- [Task goal]: Return each line of the listing that contains the string "Operand".

- [Material to process]:
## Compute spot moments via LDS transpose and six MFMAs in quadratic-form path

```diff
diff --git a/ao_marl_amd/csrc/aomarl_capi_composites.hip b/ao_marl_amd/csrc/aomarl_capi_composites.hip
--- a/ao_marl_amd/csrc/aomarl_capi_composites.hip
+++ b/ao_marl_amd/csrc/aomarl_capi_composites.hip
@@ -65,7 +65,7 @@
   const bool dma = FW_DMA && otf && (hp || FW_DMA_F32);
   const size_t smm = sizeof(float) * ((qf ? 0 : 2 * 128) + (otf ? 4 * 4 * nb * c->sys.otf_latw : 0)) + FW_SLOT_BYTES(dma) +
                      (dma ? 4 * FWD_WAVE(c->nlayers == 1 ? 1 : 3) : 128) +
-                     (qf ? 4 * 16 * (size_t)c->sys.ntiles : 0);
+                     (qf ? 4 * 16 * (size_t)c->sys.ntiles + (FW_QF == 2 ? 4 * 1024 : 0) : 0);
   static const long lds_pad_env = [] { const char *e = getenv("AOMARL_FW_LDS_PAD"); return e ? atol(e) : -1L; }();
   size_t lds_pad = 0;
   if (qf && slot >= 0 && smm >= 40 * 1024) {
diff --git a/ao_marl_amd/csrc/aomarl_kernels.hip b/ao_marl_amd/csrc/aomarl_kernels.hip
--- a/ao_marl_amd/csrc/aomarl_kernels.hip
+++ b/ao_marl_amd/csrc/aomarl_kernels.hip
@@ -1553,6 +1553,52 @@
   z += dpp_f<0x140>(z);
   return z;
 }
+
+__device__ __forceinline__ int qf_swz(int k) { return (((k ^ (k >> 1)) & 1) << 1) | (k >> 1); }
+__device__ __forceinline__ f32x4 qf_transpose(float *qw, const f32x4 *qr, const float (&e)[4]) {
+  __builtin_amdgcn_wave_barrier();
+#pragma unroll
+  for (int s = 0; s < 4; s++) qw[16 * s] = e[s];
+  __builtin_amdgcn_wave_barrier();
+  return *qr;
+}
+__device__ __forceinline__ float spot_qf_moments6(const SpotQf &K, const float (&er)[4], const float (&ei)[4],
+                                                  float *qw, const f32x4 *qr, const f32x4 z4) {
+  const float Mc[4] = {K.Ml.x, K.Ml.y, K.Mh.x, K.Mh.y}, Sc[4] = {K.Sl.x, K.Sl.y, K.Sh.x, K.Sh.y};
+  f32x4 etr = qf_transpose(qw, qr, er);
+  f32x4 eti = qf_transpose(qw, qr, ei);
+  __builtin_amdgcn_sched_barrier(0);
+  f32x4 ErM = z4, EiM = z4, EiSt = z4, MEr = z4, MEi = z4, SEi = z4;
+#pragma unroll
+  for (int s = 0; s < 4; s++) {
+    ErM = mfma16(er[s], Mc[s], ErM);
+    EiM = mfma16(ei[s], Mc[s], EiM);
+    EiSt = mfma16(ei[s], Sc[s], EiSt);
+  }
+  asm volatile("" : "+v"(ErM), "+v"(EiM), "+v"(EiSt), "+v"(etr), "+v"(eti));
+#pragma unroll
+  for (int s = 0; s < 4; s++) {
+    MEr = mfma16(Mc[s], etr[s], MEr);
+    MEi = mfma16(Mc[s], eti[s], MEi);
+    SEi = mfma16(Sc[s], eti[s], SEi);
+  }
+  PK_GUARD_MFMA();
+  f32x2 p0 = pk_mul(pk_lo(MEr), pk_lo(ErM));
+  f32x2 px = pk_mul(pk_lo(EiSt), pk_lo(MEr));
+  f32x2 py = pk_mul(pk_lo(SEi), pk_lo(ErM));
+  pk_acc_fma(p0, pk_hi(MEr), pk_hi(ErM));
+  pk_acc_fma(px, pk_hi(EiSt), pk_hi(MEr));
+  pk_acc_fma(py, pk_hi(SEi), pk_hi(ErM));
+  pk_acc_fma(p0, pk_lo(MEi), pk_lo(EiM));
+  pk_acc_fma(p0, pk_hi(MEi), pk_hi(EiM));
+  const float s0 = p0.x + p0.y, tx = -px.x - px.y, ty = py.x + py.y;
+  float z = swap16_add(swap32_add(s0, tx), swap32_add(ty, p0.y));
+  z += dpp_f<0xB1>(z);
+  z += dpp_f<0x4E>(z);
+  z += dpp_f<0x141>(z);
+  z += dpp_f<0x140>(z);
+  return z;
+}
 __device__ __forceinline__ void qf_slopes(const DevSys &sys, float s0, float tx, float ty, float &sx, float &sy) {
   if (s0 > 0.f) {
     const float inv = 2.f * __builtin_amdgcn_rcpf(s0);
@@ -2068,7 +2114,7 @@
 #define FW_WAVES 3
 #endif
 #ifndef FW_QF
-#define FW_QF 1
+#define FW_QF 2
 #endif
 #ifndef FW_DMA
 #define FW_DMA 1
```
...
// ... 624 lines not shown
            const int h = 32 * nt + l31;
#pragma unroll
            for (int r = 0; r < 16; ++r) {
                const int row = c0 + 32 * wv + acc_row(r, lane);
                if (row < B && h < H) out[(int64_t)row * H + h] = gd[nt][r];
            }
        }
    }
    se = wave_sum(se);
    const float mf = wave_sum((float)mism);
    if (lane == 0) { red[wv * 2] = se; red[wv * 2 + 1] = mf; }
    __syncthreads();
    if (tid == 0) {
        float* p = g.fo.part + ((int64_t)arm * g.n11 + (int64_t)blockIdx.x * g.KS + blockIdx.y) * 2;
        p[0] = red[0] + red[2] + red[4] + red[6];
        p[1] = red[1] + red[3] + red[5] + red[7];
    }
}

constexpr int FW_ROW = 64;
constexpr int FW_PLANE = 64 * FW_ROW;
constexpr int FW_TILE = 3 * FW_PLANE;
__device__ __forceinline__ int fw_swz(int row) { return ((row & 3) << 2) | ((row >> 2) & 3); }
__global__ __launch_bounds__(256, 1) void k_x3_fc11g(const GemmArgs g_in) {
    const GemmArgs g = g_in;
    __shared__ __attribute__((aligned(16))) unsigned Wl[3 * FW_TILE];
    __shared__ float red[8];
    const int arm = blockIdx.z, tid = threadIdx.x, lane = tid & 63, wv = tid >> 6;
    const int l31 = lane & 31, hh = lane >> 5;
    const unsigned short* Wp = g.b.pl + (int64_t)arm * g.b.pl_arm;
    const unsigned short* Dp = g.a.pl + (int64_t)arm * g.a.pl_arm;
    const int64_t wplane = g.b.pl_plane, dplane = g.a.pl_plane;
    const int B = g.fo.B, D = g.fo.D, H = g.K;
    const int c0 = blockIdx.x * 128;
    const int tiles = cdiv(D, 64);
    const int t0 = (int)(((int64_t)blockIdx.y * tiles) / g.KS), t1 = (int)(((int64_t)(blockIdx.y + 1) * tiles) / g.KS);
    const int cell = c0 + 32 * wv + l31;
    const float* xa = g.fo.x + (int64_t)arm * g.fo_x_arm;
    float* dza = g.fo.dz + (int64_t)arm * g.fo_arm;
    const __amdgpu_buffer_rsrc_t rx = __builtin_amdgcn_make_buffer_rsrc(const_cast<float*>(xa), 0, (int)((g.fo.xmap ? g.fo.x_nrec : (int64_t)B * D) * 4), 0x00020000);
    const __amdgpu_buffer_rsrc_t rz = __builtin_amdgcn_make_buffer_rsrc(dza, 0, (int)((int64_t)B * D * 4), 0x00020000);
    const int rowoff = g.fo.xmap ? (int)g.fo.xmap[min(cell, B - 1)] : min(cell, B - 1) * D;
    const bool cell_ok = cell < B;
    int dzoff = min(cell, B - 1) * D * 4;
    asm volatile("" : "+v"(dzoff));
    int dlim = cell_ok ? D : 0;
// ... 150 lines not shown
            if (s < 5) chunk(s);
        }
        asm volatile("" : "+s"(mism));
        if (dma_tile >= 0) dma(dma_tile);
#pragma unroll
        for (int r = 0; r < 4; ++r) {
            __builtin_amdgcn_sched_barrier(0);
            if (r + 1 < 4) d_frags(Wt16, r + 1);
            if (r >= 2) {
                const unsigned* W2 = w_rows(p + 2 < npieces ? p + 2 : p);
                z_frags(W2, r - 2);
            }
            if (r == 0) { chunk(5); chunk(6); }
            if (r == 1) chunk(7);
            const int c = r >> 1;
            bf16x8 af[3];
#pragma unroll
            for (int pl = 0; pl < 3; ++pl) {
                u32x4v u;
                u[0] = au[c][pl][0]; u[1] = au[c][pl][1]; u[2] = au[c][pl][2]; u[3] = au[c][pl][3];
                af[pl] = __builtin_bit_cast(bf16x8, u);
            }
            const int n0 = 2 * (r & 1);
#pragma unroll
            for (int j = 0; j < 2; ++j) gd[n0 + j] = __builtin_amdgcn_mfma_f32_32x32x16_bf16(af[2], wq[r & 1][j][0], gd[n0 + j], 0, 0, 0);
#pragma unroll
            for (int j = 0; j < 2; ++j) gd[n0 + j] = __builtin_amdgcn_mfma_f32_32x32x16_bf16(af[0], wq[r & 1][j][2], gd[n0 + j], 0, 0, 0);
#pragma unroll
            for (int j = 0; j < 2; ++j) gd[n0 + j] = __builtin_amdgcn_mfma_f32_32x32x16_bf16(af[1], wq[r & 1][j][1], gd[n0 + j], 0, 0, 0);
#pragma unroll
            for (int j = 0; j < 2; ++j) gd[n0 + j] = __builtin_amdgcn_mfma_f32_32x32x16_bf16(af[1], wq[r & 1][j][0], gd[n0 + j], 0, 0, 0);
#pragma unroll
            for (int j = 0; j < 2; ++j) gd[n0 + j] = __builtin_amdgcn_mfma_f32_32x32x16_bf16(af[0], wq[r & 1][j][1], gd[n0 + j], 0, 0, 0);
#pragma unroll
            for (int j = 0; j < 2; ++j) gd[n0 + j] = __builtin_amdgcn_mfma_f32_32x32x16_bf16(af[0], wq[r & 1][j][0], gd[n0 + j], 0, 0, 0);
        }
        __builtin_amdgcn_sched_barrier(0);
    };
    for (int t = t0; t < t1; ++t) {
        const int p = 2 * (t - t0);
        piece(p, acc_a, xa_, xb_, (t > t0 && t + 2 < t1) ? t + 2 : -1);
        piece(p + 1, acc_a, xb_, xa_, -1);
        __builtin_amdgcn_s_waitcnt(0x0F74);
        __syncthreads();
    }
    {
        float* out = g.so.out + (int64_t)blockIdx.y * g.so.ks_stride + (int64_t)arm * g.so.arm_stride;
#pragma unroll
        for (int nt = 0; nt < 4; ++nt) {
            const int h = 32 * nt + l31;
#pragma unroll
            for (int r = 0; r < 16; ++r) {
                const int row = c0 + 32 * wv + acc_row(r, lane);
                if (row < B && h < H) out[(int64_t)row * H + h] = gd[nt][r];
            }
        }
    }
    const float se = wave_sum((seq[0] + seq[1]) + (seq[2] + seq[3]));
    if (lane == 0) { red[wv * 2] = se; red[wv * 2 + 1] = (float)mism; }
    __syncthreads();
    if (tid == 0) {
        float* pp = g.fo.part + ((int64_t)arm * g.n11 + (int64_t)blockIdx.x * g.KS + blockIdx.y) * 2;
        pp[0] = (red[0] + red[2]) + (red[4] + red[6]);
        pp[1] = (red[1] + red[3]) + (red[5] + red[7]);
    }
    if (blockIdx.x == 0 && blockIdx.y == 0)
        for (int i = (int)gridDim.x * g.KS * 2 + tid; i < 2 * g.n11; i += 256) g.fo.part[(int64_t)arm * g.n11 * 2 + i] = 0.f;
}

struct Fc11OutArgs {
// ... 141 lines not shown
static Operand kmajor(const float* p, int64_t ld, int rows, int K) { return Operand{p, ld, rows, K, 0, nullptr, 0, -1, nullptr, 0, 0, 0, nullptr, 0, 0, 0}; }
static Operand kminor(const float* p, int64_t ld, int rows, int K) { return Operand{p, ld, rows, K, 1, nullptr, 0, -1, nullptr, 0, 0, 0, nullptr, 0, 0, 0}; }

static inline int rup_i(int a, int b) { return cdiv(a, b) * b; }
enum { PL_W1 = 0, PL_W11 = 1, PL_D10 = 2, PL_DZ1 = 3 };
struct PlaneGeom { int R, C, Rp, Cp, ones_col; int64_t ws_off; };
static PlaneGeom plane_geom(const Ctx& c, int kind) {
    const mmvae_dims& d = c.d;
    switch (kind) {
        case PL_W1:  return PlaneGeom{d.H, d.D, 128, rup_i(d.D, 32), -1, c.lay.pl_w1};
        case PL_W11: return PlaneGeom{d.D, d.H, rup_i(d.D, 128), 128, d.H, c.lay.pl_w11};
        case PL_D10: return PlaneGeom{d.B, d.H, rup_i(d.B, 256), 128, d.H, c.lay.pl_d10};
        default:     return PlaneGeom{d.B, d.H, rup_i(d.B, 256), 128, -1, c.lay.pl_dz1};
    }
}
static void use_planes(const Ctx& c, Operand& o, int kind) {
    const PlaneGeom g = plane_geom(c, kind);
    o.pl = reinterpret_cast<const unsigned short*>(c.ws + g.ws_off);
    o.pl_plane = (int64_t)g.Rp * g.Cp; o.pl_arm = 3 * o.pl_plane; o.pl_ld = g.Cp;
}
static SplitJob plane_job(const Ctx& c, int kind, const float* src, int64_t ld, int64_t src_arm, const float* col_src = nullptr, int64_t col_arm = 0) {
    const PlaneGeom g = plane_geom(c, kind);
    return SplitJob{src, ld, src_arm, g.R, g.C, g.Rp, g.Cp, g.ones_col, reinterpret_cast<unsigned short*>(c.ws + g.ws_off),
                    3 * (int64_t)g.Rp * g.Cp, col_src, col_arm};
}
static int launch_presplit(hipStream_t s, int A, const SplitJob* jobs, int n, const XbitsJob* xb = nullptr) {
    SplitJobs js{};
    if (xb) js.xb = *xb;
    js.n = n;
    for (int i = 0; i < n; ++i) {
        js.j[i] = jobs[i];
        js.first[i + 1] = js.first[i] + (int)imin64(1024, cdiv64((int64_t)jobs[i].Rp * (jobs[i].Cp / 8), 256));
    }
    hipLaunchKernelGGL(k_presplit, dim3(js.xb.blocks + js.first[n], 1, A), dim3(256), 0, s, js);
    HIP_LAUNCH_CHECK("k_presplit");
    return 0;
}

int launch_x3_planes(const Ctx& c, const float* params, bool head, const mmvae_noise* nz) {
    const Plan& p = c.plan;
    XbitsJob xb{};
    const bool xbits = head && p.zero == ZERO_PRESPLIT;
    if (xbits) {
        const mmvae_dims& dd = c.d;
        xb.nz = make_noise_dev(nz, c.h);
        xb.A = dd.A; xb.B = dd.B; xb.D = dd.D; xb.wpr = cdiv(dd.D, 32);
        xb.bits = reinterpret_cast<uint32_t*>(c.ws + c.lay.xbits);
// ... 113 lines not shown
---
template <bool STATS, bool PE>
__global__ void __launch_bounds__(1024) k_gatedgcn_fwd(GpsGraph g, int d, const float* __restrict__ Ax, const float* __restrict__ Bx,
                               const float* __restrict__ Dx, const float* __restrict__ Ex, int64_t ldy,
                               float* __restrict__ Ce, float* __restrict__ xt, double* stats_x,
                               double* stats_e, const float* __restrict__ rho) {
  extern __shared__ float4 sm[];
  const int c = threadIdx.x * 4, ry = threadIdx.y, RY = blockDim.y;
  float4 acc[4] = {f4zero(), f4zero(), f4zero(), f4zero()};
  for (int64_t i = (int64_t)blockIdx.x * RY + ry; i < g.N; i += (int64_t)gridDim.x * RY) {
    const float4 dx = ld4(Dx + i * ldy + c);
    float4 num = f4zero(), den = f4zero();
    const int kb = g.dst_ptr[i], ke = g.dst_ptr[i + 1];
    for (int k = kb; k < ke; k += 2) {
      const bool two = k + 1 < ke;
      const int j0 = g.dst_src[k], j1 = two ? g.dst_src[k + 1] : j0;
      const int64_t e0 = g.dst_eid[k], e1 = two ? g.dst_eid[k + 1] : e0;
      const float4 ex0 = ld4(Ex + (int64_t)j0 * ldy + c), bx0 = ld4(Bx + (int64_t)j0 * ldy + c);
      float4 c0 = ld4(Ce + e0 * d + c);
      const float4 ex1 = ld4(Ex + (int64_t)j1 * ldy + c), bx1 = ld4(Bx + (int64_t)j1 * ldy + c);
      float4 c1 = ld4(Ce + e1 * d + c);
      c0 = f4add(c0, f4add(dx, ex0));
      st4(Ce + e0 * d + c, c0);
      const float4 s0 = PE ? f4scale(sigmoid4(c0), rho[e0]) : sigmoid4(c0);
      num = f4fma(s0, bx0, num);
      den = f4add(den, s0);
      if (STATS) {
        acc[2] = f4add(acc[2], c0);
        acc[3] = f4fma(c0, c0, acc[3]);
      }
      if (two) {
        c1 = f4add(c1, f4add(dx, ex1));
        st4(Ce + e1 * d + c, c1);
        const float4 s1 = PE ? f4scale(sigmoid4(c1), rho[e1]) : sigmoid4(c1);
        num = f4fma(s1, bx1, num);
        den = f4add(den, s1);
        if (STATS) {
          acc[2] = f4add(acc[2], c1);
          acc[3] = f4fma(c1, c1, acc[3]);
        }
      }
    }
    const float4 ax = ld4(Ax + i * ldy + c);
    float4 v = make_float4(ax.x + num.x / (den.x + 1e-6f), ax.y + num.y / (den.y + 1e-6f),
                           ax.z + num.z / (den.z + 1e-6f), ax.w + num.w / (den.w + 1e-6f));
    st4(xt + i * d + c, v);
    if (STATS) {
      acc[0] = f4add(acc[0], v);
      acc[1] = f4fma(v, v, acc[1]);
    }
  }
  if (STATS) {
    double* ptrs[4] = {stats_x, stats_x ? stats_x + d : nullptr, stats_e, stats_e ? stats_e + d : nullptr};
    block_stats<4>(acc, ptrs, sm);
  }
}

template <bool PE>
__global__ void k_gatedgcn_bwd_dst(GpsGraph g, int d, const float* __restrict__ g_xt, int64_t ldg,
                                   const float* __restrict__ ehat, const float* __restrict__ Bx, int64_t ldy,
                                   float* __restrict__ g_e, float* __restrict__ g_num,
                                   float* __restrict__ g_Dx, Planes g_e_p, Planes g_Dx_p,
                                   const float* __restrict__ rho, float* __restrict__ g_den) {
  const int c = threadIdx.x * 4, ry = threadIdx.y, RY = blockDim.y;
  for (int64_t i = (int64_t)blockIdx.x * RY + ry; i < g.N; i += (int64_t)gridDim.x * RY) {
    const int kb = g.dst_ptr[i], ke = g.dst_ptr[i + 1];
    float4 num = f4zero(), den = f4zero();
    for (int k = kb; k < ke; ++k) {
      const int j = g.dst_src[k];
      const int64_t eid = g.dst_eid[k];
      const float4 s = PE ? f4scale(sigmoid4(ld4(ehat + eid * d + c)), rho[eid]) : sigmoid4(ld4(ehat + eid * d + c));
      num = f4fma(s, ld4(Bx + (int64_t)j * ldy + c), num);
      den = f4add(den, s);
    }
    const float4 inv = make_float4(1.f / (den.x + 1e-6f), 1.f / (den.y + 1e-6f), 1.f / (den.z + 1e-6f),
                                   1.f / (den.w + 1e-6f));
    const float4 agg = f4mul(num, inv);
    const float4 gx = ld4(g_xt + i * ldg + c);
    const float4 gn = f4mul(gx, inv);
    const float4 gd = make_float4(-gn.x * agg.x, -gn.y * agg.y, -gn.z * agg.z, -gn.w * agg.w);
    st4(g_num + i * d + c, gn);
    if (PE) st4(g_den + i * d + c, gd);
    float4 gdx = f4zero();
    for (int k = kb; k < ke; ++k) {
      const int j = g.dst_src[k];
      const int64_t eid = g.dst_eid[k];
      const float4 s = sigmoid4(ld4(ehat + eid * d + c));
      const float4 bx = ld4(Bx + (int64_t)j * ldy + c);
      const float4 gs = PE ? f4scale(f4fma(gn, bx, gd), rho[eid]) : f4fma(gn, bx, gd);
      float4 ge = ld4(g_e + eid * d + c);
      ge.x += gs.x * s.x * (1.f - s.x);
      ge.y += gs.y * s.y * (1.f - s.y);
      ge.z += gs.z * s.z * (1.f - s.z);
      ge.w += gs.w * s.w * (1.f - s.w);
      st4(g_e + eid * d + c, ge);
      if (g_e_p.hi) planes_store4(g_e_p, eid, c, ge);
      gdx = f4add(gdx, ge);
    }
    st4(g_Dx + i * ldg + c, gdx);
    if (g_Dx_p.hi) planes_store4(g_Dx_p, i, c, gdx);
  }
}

- [Worked solution]:
static Operand kmajor(const float* p, int64_t ld, int rows, int K) { return Operand{p, ld, rows, K, 0, nullptr, 0, -1, nullptr, 0, 0, 0, nullptr, 0, 0, 0}; }
static Operand kminor(const float* p, int64_t ld, int rows, int K) { return Operand{p, ld, rows, K, 1, nullptr, 0, -1, nullptr, 0, 0, 0, nullptr, 0, 0, 0}; }
static void use_planes(const Ctx& c, Operand& o, int kind) {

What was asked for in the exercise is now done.